1. Is it necessary that 6" excavation needed under the border and 14" needed under the stairs (I will have 4 to 5 steps)? My contractor did not do this and he just took out grass for the most of place. 
2. How much gravel needed under the paver?
3. He used those blocks (see picture) to build a wall then put a cap on the top of it. My question is: did he use the right stuff for the wall? Should the blocks be backfilled with gravel and the same for the gaps (see photo)? I saw so many gaps unfilled between blocks, I am afraid that soil or gravel flowed in after rains and it would cause pavers to go down in the future. 
4. Is there drain problem with this design? 
5. I upgraded the paver from untumbled to tumbled with extra money but the contractor did not upgrade the wall. It gave me feeling like a well dressed lady with a pair of cheap shoes. Also, we only have 23'x33' patio, the cap sounds too big and it looks like a big head with a small body, I mean it looks unbalanced. So many uncertainty and so many unlikes, any suggestions and helps would be greatly appreciated. 
6, Does the design have any problem? I just feel that the patio sounds too small to have that 4 steps. The plate out of the door is 3' and add at least 4' for steps, it is almose reach a half of patio. Will it look balanced?
7. Any improvements or corrections would be greatly appreciated.

Thanks in advance.


I failed to upload my photos here and you need to copy this to your browse to see them if you can not see them by clicking on it. I am very sorry for this inconvenience and I will try to upload later. My patio guy will come tomorrow and I need your suggestions to talk to him. Thank you so much.

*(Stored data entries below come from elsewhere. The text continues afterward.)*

template <int BM, int BN, int WM, int WN, int NST, int PM, bool BFG = false>
__global__ __launch_bounds__(512) void conv_h2_pp_kernel(const ConvH2Args ax)
{
    constexpr int RB = 128, RPP = 8, NW = 8;
    constexpr int WTM = BM / WM, WTN = BN / WN, TM = WTM / 32, TN = WTN / 32;
    constexpr int AG = BM / RPP / NW, BG = BFG ? 0 : BN / RPP / NW;
    constexpr int NB = BFG ? 4 * TN : 0;
    constexpr int P = AG + BG, PL = P - PM, D = NST - 1;
    constexpr int Q = P + NB;
    static_assert(WM * WN == NW && WM == 2 && TM >= 1 && TN >= 1 && AG >= 1 && (BFG || BG >= 1), "wave grid / tile");
    static_assert(PM >= 0 && PM <= 2 && PL >= 1 && D >= 2, "pieces in the MFMA part; at least three stages");
    extern __shared__ __attribute__((aligned(1024))) unsigned char smem[];
    unsigned char* As = smem;
    unsigned char* Bs = smem + NST * BM * RB;
#ifdef RDPN6D_PROBE
    const unsigned long long pp_start = __builtin_readcyclecounter();
    unsigned long long pp_e[6] = {0, 0, 0, 0, 0, 0};
#endif

    const ConvBArgs& a = ax.b;
    const rdpn6d_conv_desc& d = a.d;
    const int nblk = a.mtiles * a.ntiles;
    const int bid = blockIdx.x;
    const int q8 = nblk >> 3, r8 = nblk & 7, xcd = bid & 7, kk = bid >> 3;
    const int logical = (xcd < r8 ? xcd * (q8 + 1) : r8 * (q8 + 1) + (xcd - r8) * q8) + kk;
    const int nt = logical % a.ntiles;
    const int mt = logical / a.ntiles;
    const long long m0 = (long long)mt * BM;
    const int n0 = nt * BN;

    const int tid = threadIdx.x;
    const int lane = tid & 63;
    const int wave = __builtin_amdgcn_readfirstlane(tid >> 6);
    const int grp = wave >> 2, wq = wave & 3;
    const int wm = grp, wn = wq;

    const int prow = lane >> 3, pslot = lane & 7;
    const unsigned px_bytes = (unsigned)d.in_cs * 4u;
    unsigned a_base[AG], a_mask[AG];
#pragma unroll
    for (int i = 0; i < AG; ++i) {
        const int row = (wave + NW * i) * RPP + prow;
        const long long m = m0 + row;
        const bool ok = m < a.M;
        const int mm = ok ? (int)m : 0;
        const int b = mm / a.HoWo;
        const int rem = mm - b * a.HoWo;
        const int oy = rem / d.Wo;
        const int ox = rem - oy * d.Wo;
        const int iy = oy * d.stride, ix = ox * d.stride;
        const int lslot = pslot ^ ((row >> 1) & 7);
        a_base[i] = (unsigned)((b * d.H + iy) * d.W + ix) * px_bytes + (unsigned)d.in_co * 4u + (unsigned)lslot * 16u;
        unsigned mask = 0;
        for (int t = 0; t < d.ntaps; ++t) {
            const int dy = (int)((a.dy_pack >> (4 * t)) & 15ull) - 8, dx = (int)((a.dx_pack >> (4 * t)) & 15ull) - 8;
            mask |= (ok && (unsigned)(iy + dy) < (unsigned)d.H && (unsigned)(ix + dx) < (unsigned)d.W) ? (1u << t) : 0u;
        }
        a_mask[i] = mask;
    }
    unsigned w_off[BG > 0 ? BG : 1];
#pragma unroll
    for (int i = 0; i < BG; ++i) {
        const int row = (wave + NW * i) * RPP + prow;
        const int lslot = pslot ^ ((row >> 1) & 7);
// ... 30 lines not shown
        if constexpr (first + 2 < last) stage_piece(ic<first + 2>{}, st);
        if constexpr (first + 3 < last) stage_piece(ic<first + 3>{}, st);
        if constexpr (first + 4 < last) stage_piece(ic<first + 4>{}, st);
        if constexpr (first + 5 < last) stage_piece(ic<first + 5>{}, st);
        if constexpr (first + 6 < last) stage_piece(ic<first + 6>{}, st);
        if constexpr (first + 7 < last) stage_piece(ic<first + 7>{}, st);
        static_assert(last - first <= 8, "pieces per wave and chunk");
    };

    constexpr int CS = WTN + 8, LPR = WTN / 8, RPI = 64 / LPR, NRR = 32 / RPI;
    const int frow = lane & 31;
    const int nb = n0 + wn * WTN;
    const int rrow = lane / LPR, c8 = (lane % LPR) * 8;
    const long long mbase = m0 + wm * WTM;
    f16x8 rh[TM][NRR], rl[TM][NRR];
    long long pixs[TM][NRR];
    const bool res_pre = ax.res_h2 != nullptr && d.res == nullptr;
#pragma unroll
    for (int i = 0; i < TM; ++i)
#pragma unroll
        for (int rr = 0; rr < NRR; ++rr) {
            const long long mrow = mbase + i * 32 + rr * RPI + rrow;
            const bool ok = mrow < a.M && nb + c8 < d.N;
            pixs[i][rr] = ok ? h2_pixel_of(a, mrow) : -1;
            if (res_pre && ok) {
                const int c = d.res_co + nb + c8;
                const _Float16* rp = reinterpret_cast<const _Float16*>(ax.res_h2) + pixs[i][rr] * (2 * d.res_cs) + (c >> 5) * 64 + (c & 31);
                rh[i][rr] = *reinterpret_cast<const f16x8*>(rp);
                rl[i][rr] = *reinterpret_cast<const f16x8*>(rp + 32);
            } else {
                rh[i][rr] = f16x8{};
                rl[i][rr] = f16x8{};
            }
        }
    float scj[TN], shj[TN];
#pragma unroll
    for (int j = 0; j < TN; ++j) {
        const int n = nb + j * 32 + frow;
        scj[j] = d.scale ? d.scale[n] : 1.f;
        shj[j] = d.shift ? d.shift[n] : 0.f;
    }

    const int nk = a.nk;
    int ld_cc = 0, ld_tap = 0, ld_idx = 0;
    auto next_chunk = [&]() {
        ++ld_idx;
        ++ld_tap;
        const int wrap = ld_tap == d.ntaps ? 1 : 0;
        ld_tap = wrap ? 0 : ld_tap;
        ld_cc += wrap;
    };

    const int half = lane >> 5;
    u32x4 fa[TM][4], fb[BFG ? 3 * TN : TN][4];
    const unsigned wf_lane = (unsigned)lane * 16u;
    const unsigned wf_n32 = (unsigned)(n0 + wn * WTN) / 32u;
    auto load_bfrags = [&](auto slotc, const int tap, const int cc, const bool valid) {
        constexpr int slot = decltype(slotc)::value;
        if constexpr (BFG) {
#pragma unroll
            for (int jn = 0; jn < TN; ++jn) {
                const unsigned base = (((wf_n32 + (unsigned)jn) * (unsigned)d.ntaps + (unsigned)tap) * (unsigned)a.cchunks + (unsigned)cc) * 4096u;
                const unsigned so = valid ? base : 0xFFFFF000u;
#pragma unroll
                for (int j = 0; j < 4; ++j)
                    fb[slot * TN + jn][j] = __builtin_bit_cast(u32x4, __builtin_amdgcn_raw_buffer_load_b128(wsrc, (int)wf_lane, (int)(so + j * 1024u), 0));
            }
        }
    };
    auto read_frags = [&](const int st) {
#pragma unroll
        for (int i = 0; i < TM; ++i) {
            const int R = wm * WTM + i * 32 + frow;
            const int sw = (R >> 1) & 7;
            const unsigned char* q = As + ((st * BM) + R) * RB;
#pragma unroll
            for (int j = 0; j < 4; ++j) fa[i][j] = *reinterpret_cast<const u32x4*>(q + (((2 * j + half) ^ sw) << 4));
        }
        if constexpr (!BFG) {
#pragma unroll
            for (int jn = 0; jn < TN; ++jn) {
                const int R = wn * WTN + jn * 32 + frow;
                const int sw = (R >> 1) & 7;
                const unsigned char* q = Bs + ((st * BN) + R) * RB;
#pragma unroll
                for (int j = 0; j < 4; ++j) fb[jn][j] = *reinterpret_cast<const u32x4*>(q + (((2 * j + half) ^ sw) << 4));
            }
        }
    };

    f32x16 acc[TM][TN];
#pragma unroll
    for (int i = 0; i < TM; ++i)
#pragma unroll
        for (int j = 0; j < TN; ++j)
#pragma unroll
            for (int e = 0; e < 16; ++e) acc[i][j][e] = 0.f;

    auto mma_group = [&](auto prc, auto slotc) {
        constexpr int pr = decltype(prc)::value, slot = decltype(slotc)::value;
        H2_PAIRS;
#pragma unroll
        for (int i = 0; i < TM; ++i)
#pragma unroll
            for (int jn = 0; jn < TN; ++jn) acc[i][jn] = h2_mfma(fa[i][H2_PA[pr]], fb[slot * TN + jn][H2_PB[pr]], acc[i][jn]);
    };

    int lb_cc = 0, lb_tap = 0, lb_idx = 0;
    auto next_b = [&]() {
        ++lb_idx;
        ++lb_tap;
        const int wrap = lb_tap == d.ntaps ? 1 : 0;
        lb_tap = wrap ? 0 : lb_tap;
        lb_cc += wrap;
    };
    static_assert(!BFG || D <= 3, "BFG: the counted waits below assume the weight stream (2 chunks ahead) is not behind the DMA ring");

    auto pro_step = [&](auto cc_) {
        constexpr int c = decltype(cc_)::value;
        if constexpr (c < D) {
            stage_addr(ld_tap, ld_cc, ld_idx < nk);
            stage_pieces(ic<0>{}, ic<PL>{}, c);
            if constexpr (BFG && c - D + 2 >= 0) {
                load_bfrags(ic<c - D + 2>{}, lb_tap, lb_cc, lb_idx < nk);
                next_b();
            }
            stage_pieces(ic<PL>{}, ic<P>{}, c);
            next_chunk();
        }
    };
    pro_step(ic<0>{});
    pro_step(ic<1>{});
    pro_step(ic<2>{});
    pro_step(ic<3>{});
    static_assert(D <= 4, "prologue steps");
    stage_addr(ld_tap, ld_cc, ld_idx < nk);
    asm volatile("s_waitcnt vmcnt(%0)" ::"n"((D - 1) * Q) : "memory");
    __builtin_amdgcn_s_barrier();
    asm volatile("" ::: "memory");
    if (grp == 1) __builtin_amdgcn_s_barrier();

    int st_rd = 0, st_wr = D;
#ifdef RDPN6D_PROBE
    unsigned long long pp_sum[6] = {0, 0, 0, 0, 0, 0};
    const unsigned long long pp_t0 = __builtin_readcyclecounter();
#endif
    constexpr int N1a = (D - 2) * Q + PL + NB, N1 = (BFG && N1a > 2 * Q) ? 2 * Q : N1a, N3 = (D - 1) * Q;
    static_assert(N1 <= 63 && N3 <= 63, "vmcnt is a 6-bit counter");
    auto step = [&](auto slotc) {
        constexpr int slot = decltype(slotc)::value;
        __builtin_amdgcn_sched_barrier(0);
        PP_T(0);
        read_frags(st_rd);
        __builtin_amdgcn_sched_barrier(0);
        stage_pieces(ic<0>{}, ic<PL>{}, st_wr);
        if constexpr (BFG) {
            load_bfrags(ic<(slot + 2) % 3>{}, lb_tap, lb_cc, lb_idx < nk);
            next_b();
        }
        __builtin_amdgcn_sched_barrier(0);
        PP_T(1);
        asm volatile("s_waitcnt vmcnt(%0) lgkmcnt(0)" ::"n"(N1) : "memory");
        PP_T(2);
        __builtin_amdgcn_s_barrier();
        asm volatile("" ::: "memory");
        __builtin_amdgcn_sched_barrier(0);
        PP_T(3);
        __builtin_amdgcn_s_setprio(1);
        mma_group(ic<0>{}, slotc);
        mma_group(ic<1>{}, slotc);
        __builtin_amdgcn_sched_barrier(0);
        if constexpr (PM >= 1) stage_piece(ic<PL>{}, st_wr);
        __builtin_amdgcn_sched_barrier(0);
        mma_group(ic<2>{}, slotc);
        mma_group(ic<3>{}, slotc);
        __builtin_amdgcn_sched_barrier(0);
        if constexpr (PM >= 2) stage_piece(ic<PL + 1>{}, st_wr);
        __builtin_amdgcn_sched_barrier(0);
        next_chunk();
        stage_addr(ld_tap, ld_cc, ld_idx < nk);
        mma_group(ic<4>{}, slotc);
        mma_group(ic<5>{}, slotc);
        __builtin_amdgcn_s_setprio(0);
        __builtin_amdgcn_sched_barrier(0);
        PP_T(4);
        st_rd = st_rd == NST - 1 ? 0 : st_rd + 1;
        st_wr = st_wr == NST - 1 ? 0 : st_wr + 1;
        asm volatile("s_waitcnt vmcnt(%0)" ::"n"(N3) : "memory");
        PP_T(5);
        __builtin_amdgcn_s_barrier();
        asm volatile("" ::: "memory");
        PP_T(6);
        PP_ACC(0, 0, 1);
        PP_ACC(1, 1, 2);
        PP_ACC(2, 2, 3);
        PP_ACC(3, 3, 4);
        PP_ACC(4, 4, 5);
        PP_ACC(5, 5, 6);
    };
    if constexpr (BFG) {
        int k = 0;
        for (; k + 3 <= nk; k += 3) {
            step(ic<0>{});
            step(ic<1>{});
            step(ic<2>{});
        }
        if (k < nk) step(ic<0>{});
        if (k + 1 < nk) step(ic<1>{});
    } else {
        for (int k = 0; k < nk; ++k) step(ic<0>{});
    }
#ifdef RDPN6D_PROBE
    const unsigned long long pp_loop_end = __builtin_readcyclecounter();
#endif
    asm volatile("s_waitcnt vmcnt(0)" ::: "memory");
    if (grp == 0) __builtin_amdgcn_s_barrier();
#ifdef RDPN6D_PROBE
    pp_e[0] = __builtin_readcyclecounter();
#endif

    {
        const int hi = lane >> 5;
        __builtin_amdgcn_s_barrier();
        asm volatile("" ::: "memory");
#ifdef RDPN6D_PROBE
        pp_e[1] = __builtin_readcyclecounter();
#endif
        float* cst = reinterpret_cast<float*>(smem) + wave * (32 * CS);
#pragma unroll
        for (int i = 0; i < TM; ++i) {
#pragma unroll
            for (int j = 0; j < TN; ++j)
#pragma unroll
                for (int e = 0; e < 16; ++e)
                    cst[((e & 3) + 8 * (e >> 2) + 4 * hi) * CS + j * 32 + frow] = acc[i][j][e] * scj[j] + shj[j];
#pragma unroll
            for (int rr = 0; rr < NRR; ++rr) {
                const int row = rr * RPI + rrow;
                if (pixs[i][rr] >= 0) {
                    const f32x4 lo = *reinterpret_cast<const f32x4*>(cst + row * CS + c8);
                    const f32x4 hi4 = *reinterpret_cast<const f32x4*>(cst + row * CS + c8 + 4);
                    float v[8] = {lo[0], lo[1], lo[2], lo[3], hi4[0], hi4[1], hi4[2], hi4[3]};
                    if (res_pre) h2_finish_row8_t<true>(ax, v, pixs[i][rr], nb + c8, rh[i][rr], rl[i][rr]);
                    else h2_finish_row8_t<false>(ax, v, pixs[i][rr], nb + c8, rh[i][rr], rl[i][rr]);
                }
            }
        }
    }
#ifdef RDPN6D_PROBE
    pp_e[2] = __builtin_readcyclecounter();
    asm volatile("s_waitcnt vmcnt(0)" ::: "memory");
    pp_e[3] = __builtin_readcyclecounter();
    if (g_h2pp_probe && lane == 0) {
        unsigned long long* o = g_h2pp_probe + ((size_t)blockIdx.x * 8 + wave) * 16;
        for (int i = 0; i < 6; ++i) o[i] = pp_sum[i];
        o[6] = pp_loop_end - pp_t0;
        o[7] = (unsigned long long)nk;
        o[8] = pp_t0 - pp_start;
        o[9] = pp_e[0] - pp_loop_end;
        o[10] = pp_e[1] - pp_e[0];
        o[11] = pp_e[2] - pp_e[1];
        o[12] = pp_e[3] - pp_e[2];
    }
#endif
}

http://share.shutterfly.com/action/welcome?sid=0IbMmzNuxZMWaX


----------



## Ron6519 (Mar 28, 2007)

Stop the project and speak to the contractor. All these details should have been listed in the job specifications. You sound like you just woke up and some guy was building a patio in your yard.
The base prep work is determined by your soil conditions and where you live.
Did you have other contractors give you detailed bids? What were their plans for the job?
Ron


----------



## Scuba_Dave (Jan 16, 2009)

I agree with Ron
All of this should have been spelled out in the contract

How much base/gravel will be under the pavers?

What drainage has been or will be installed?

Did you pick out all of the wall block/pavers & approve it?

There are many different types of wall block

I don't think I'd be wasting pavers etc under stairs
Seems like they may stick out quite ways
Did they give you a layout of what the paqtio would look like & where the stairs would end?

With a raised 2x door like that I would have had a small deck that then leads down to the patio


_2 threads on same subject merged_


----------